This article was published in The Orlando Sentinel on July 22, 2017.
By Gal Tziperman Lotan
CLERMONT — For six weeks, Susie Boone said she called officials at the Lake Correctional Institution, trying to get the personal effects of her son, Adonis Boone, who was killed inside the prison in June 8.
And Thursday she got them — some clothes, toiletries, and dozens of letters and hand-written papers inside a white sack.
“It just feels great” to hold his things, Boone said, keeping her composure as she flipped through pages of rap lyrics and short stories he wrote. “But I’ll never see my child again, you know?”
Less than a week after an Orlando Sentinel reporter asked the Department of Corrections about Adonis Boone’s belongings, a Lake Correctional Institution official told Boone she could come from her home in Tampa to the prison and pick up his things, she said.
She had already received his body and held a funeral in June.

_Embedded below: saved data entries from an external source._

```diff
diff --git a/deep-rl-grasping_b200/csrc/sac_internal.cuh b/deep-rl-grasping_b200/csrc/sac_internal.cuh
--- a/deep-rl-grasping_b200/csrc/sac_internal.cuh
+++ b/deep-rl-grasping_b200/csrc/sac_internal.cuh
@@ -23,10 +23,15 @@
 };
 
 
+__host__ __device__ constexpr int s2d_channels(int Ci) { return Ci == 1 ? 1 : 4; }
+__host__ __device__ inline int conv1_krow(int r, int Ci) {
+  const int ci = r % Ci, kx = (r / Ci) % 8, ky = r / (8 * Ci);
+  return ((((ky >> 2) * 2 + (kx >> 2)) * 4 + (ky & 3)) * 4 + (kx & 3)) * s2d_channels(Ci) + ci;
+}
 struct V2State {
   bool on = false;
   int KF = 576;
-  uint16_t* A1[2][3]{};
+  uint16_t* S[2][3]{};
   uint16_t* H1[3][3]{};
   uint16_t* H2[3][3]{};
   uint16_t* H3[3][3]{};
```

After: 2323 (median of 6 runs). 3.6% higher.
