# luisdamiano/sparseRGPs

Hardware: AMD Instinct MI355X
Metric: sparse-GP objective+gradient evals/sec at n=1e6, m=1024, d=8 (higher is better)
Workload: dtype f64; 1 GPU; C3: Titsias VI ELBO + gradient, n=1000000, m=1024, d=8, ard, P=10, knots fixed; n=1000000, m=1024, d=8, kernel=ard, parallelism=single

## Files before the change

### sparsergps_amd/csrc/k_mfma.hip

```cpp
#include <algorithm>
#include <vector>

#include "sgp_internal.h"
#include "sgp_probe.h"
#include "sgp_syrk_plan.h"

namespace {

constexpr int T128 = 128;
constexpr int BK = 16;
constexpr int SB = 144;
constexpr int SA = 17;
constexpr int SYRK_RGRP = 16;

__device__ __forceinline__ double wave_sum(double v) {
#pragma unroll
  for (int o = 32; o > 0; o >>= 1) v += __shfl_xor(v, o, 64);
  return v;
}

__device__ __forceinline__ int64_t xcd_remap(int64_t orig, int64_t nwg) {
  return sgp_plan::xcd_remap(orig, nwg);
}

__device__ __forceinline__ void load8(const double* __restrict__ g, double2 (&v)[4]) {
  const double2* p = reinterpret_cast<const double2*>(g);
#pragma unroll
  for (int q = 0; q < 4; ++q) v[q] = p[q];
}
__device__ __forceinline__ void store8(double* s, const double2 (&v)[4]) {
  double2* p = reinterpret_cast<double2*>(s);
#pragma unroll
  for (int q = 0; q < 4; ++q) p[q] = v[q];
}

__device__ __forceinline__ void syrk_group(int64_t gi, int nb, int wv, int& ta, int& tb, int& rs,
                                           int& cs, int& rp, int& cp) {
  const int64_t noff = (int64_t)nb * (nb - 1) / 2;
  if (gi < noff) {
    int a = (int)((sqrtf(8.0f * (float)gi + 1.0f) + 1.0f) * 0.5f);
    while ((int64_t)a * (a - 1) / 2 > gi) --a;
    while ((int64_t)(a + 1) * a / 2 <= gi) ++a;
    const int b = (int)(gi - (int64_t)a * (a - 1) / 2);
    ta = a; tb = b;
    const int wr = wv >> 1, wc = wv & 1;
    rs = wr; cs = 2 + wc;
    rp = 2 * a + wr; cp = 2 * b + wc;
    return;
  }
  const int g = (int)(gi - noff), G = (3 * nb + 3) / 4;
  const int te = G + g / 3, kind = g % 3;
  ta = g;
  tb = (te < nb) ? te : g;
  if (wv == 0) { rs = 0; cs = 0; rp = 2 * g; cp = 2 * g; }
  else if (wv == 1) { rs = 1; cs = 0; rp = 2 * g + 1; cp = 2 * g; }
  else if (wv == 2) { rs = 1; cs = 1; rp = 2 * g + 1; cp = 2 * g + 1; }
  else if (te < nb) {
    if (kind == 0) { rs = 2; cs = 2; rp = 2 * te; cp = 2 * te; }
    else if (kind == 1) { rs = 3; cs = 2; rp = 2 * te + 1; cp = 2 * te; }
    else { rs = 3; cs = 3; rp = 2 * te + 1; cp = 2 * te + 1; }
  } else {
    rs = cs = rp = cp = -1;
  }
}

struct SyrkTMap {
  signed char e[128];
  int S;
};

template <bool SPREAD = false, int PAT = 0, int NVMEM = 8, int NMFMA = 64>
__device__ __forceinline__ void mfma_interleave() {
#pragma unroll
  for (int i = 0; i < NMFMA; ++i) {
    __builtin_amdgcn_sched_group_barrier(0x008, 1, 0);
    if (i >= SGP_IL_VMEM0 && i < SGP_IL_VMEM0 + NVMEM)
      __builtin_amdgcn_sched_group_barrier(0x020, 1, 0);
    if (SPREAD ? (i & 1) == 0 : i < 32)
      __builtin_amdgcn_sched_group_barrier(0x100, 1, 0);
    constexpr int w0 = PAT == 2 ? NMFMA - 8 : PAT == 3 ? NMFMA / 2 : NMFMA - 16;
    if (PAT != 4 && i >= w0 && i < w0 + 8)
      __builtin_amdgcn_sched_group_barrier(0x200, 1, 0);
  }
}
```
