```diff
@@ -287,7 +345,28 @@
         }
         FD_SB();
       }
+      ahead([&]() __attribute__((always_inline)) {
+        plane_reads(IC<s + 1>{}, IC<1>{}, IC<0>{}, fy);
+        plane_reads(IC<s + 1>{}, IC<1>{}, IC<2>{}, fy);
+      });
+      FD_SB();
     });
+  };
+  auto head_reads = [&]() __attribute__((always_inline)) {
+    unsigned a_W = smem0 + OFF_W + lane_off_of(lane_id());
+    asm volatile("" : "+v"(a_W));
+#pragma unroll
+    for (int t = 0; t < 4; ++t) fx[t] = lds_f16x8(a_W + (unsigned)(t * TILE));
+#pragma unroll
+    for (int t = 0; t < 4; ++t) fy[t] = lds_f16x8(a_W + (unsigned)(t * TILE + 1024));
+  };
+  auto steps = [&](auto S0, auto S1, auto GEL, unsigned abq) __attribute__((always_inline)) {
+    constexpr bool pha = decltype(GEL)::value == 2, up0 = decltype(GEL)::value == 0 && decltype(S0)::value == 0;
+    constexpr bool dn = decltype(S0)::value != 0, up1 = decltype(GEL)::value == 1;
+    constexpr bool c_ud = FDMI_FFN_CARRY & 1, c_du = FDMI_FFN_CARRY & 2, c_ln = (FDMI_FFN_CARRY & 4) && TAIL;
+    constexpr bool cin = dn ? c_ud : up1 ? c_du : up0 ? c_ln : false;
+    constexpr int cout = dn ? (c_du ? 2 : 0) : up1 ? (c_ud ? 1 : 0) : up0 ? (c_du ? 1 : 0) : (c_ln ? 1 : 0);
+    steps_c(S0, S1, GEL, abq, IC<cin ? 1 : 0>{}, IC<cout>{});
   };
 
   for (int panel = blockIdx.x; panel < n_pass; panel += (int)gridDim.x) {
@@ -359,6 +438,7 @@
         }
         ah[kt] = __builtin_bit_cast(f16x8, hv);
         *(__attribute__((address_space(3))) u32x4*)(unsigned long long)(ax + (unsigned)(kt * 1024)) = lv;
+        if (kt == 0) xl = __builtin_bit_cast(f16x8, lv);
       }
     }
 #pragma unroll
@@ -379,14 +459,20 @@
       if (G + 1 < NG) {
 #ifdef FDMI_FFN_NOPIPE
         static_for<0, 8>([&](auto P) __attribute__((always_inline)) { gelu_piece(P, abq); });
-        steps(IC<0>{}, IC<NKT>{}, IC<0>{}, abq);
+        steps_c(IC<0>{}, IC<NKT>{}, IC<0>{}, abq, IC<(FDMI_FFN_CARRY & 2) ? 1 : 0>{}, IC<(FDMI_FFN_CARRY & 1) ? 1 : 0>{});
 #else
         steps(IC<0>{}, IC<NKT>{}, IC<1>{}, abq);
 #endif
       } else {
-        static_for<0, 8>([&](auto P) __attribute__((always_inline)) { gelu_piece(P, abq); });
+        if constexpr (FDMI_FFN_CARRY & 1) head_reads();
+        FD_SB();
+        static_for<0, 8>([&](auto P) __attribute__((always_inline)) {
+          gelu_piece(P, abq);
+          FD_SB();
+        });
       }
       FD_STAMP_G(2);
+      more = G + 2 < NG;
       steps(IC<NKT>{}, IC<SPG>{}, IC<0>{}, 0u);
       FD_STAMP_G(3);
       if (slot == 0) FD_STAMP(1 + (G < 12 ? G : 11));
```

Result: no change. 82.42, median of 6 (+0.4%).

Adonis Boone, 27, is one of two inmates at the prison whose deaths were ruled homicides this year. The other is Jose Gregory Villegas, 39, also of Tampa, who was killed March 28. Little information has been released in either case because both investigations are still active, according to the Department of Correction and the Florida Department of Law Enforcement, which is investigating the deaths.
Susie Boone has not been told how her son was killed except that it was a stabbing and no one has been charged in his death.
Department of Corrections records show four homicides in all of Florida’s correctional institutions in 2016 and six in 2015. Between 2001 and 2014, the deaths of 76 Florida inmates were considered homicides, according to a Bureau of Justice Statistics study. That’s about six homicides per 100,000 inmates, the same as the national rate.
Adonis Boone was convicted in 2015 of drug possession, carrying a concealed weapon, unarmed robbery and battery. He was set to leave prison in late 2018.
In the parking lot outside the prison, his mother stood at the rear passenger’s side of her four-door sedan and began pulling her son’s things out of the plastic sack: A gray sweatshirt; prison-issued bottles of off-brand shampoo and hair gel; issues of Rolling Stone and Fortune magazines; a family photo album; a bible.
She took out letters she had sent him, with print-outs of words in Swahili he likely wanted to work into the rap lyrics he was writing and clemency paperwork he asked her to send but did not fill out.
“If he was alive and well and I was going through this stuff I’d be yelling at him, ‘didn't I tell you to get your stuff organized?’ ” Boone said.
On one of her visits to the prison, Boone’s son told her he wrote a song about her. That’s one of the things she’s been thinking about in the six weeks since he died, she said. She couldn’t find the lyrics in the parking lot — there were too many papers to dig through.
“I can’t wait to get home and — hopefully I find the one for me,” she said.
Boone has many lingering questions about her son’s death, she said. No one has told her how it happened, what lead to it, or who was responsible for it.
“I’m still gonna call them,” she said. “So I know they don’t think that’s the last of us.”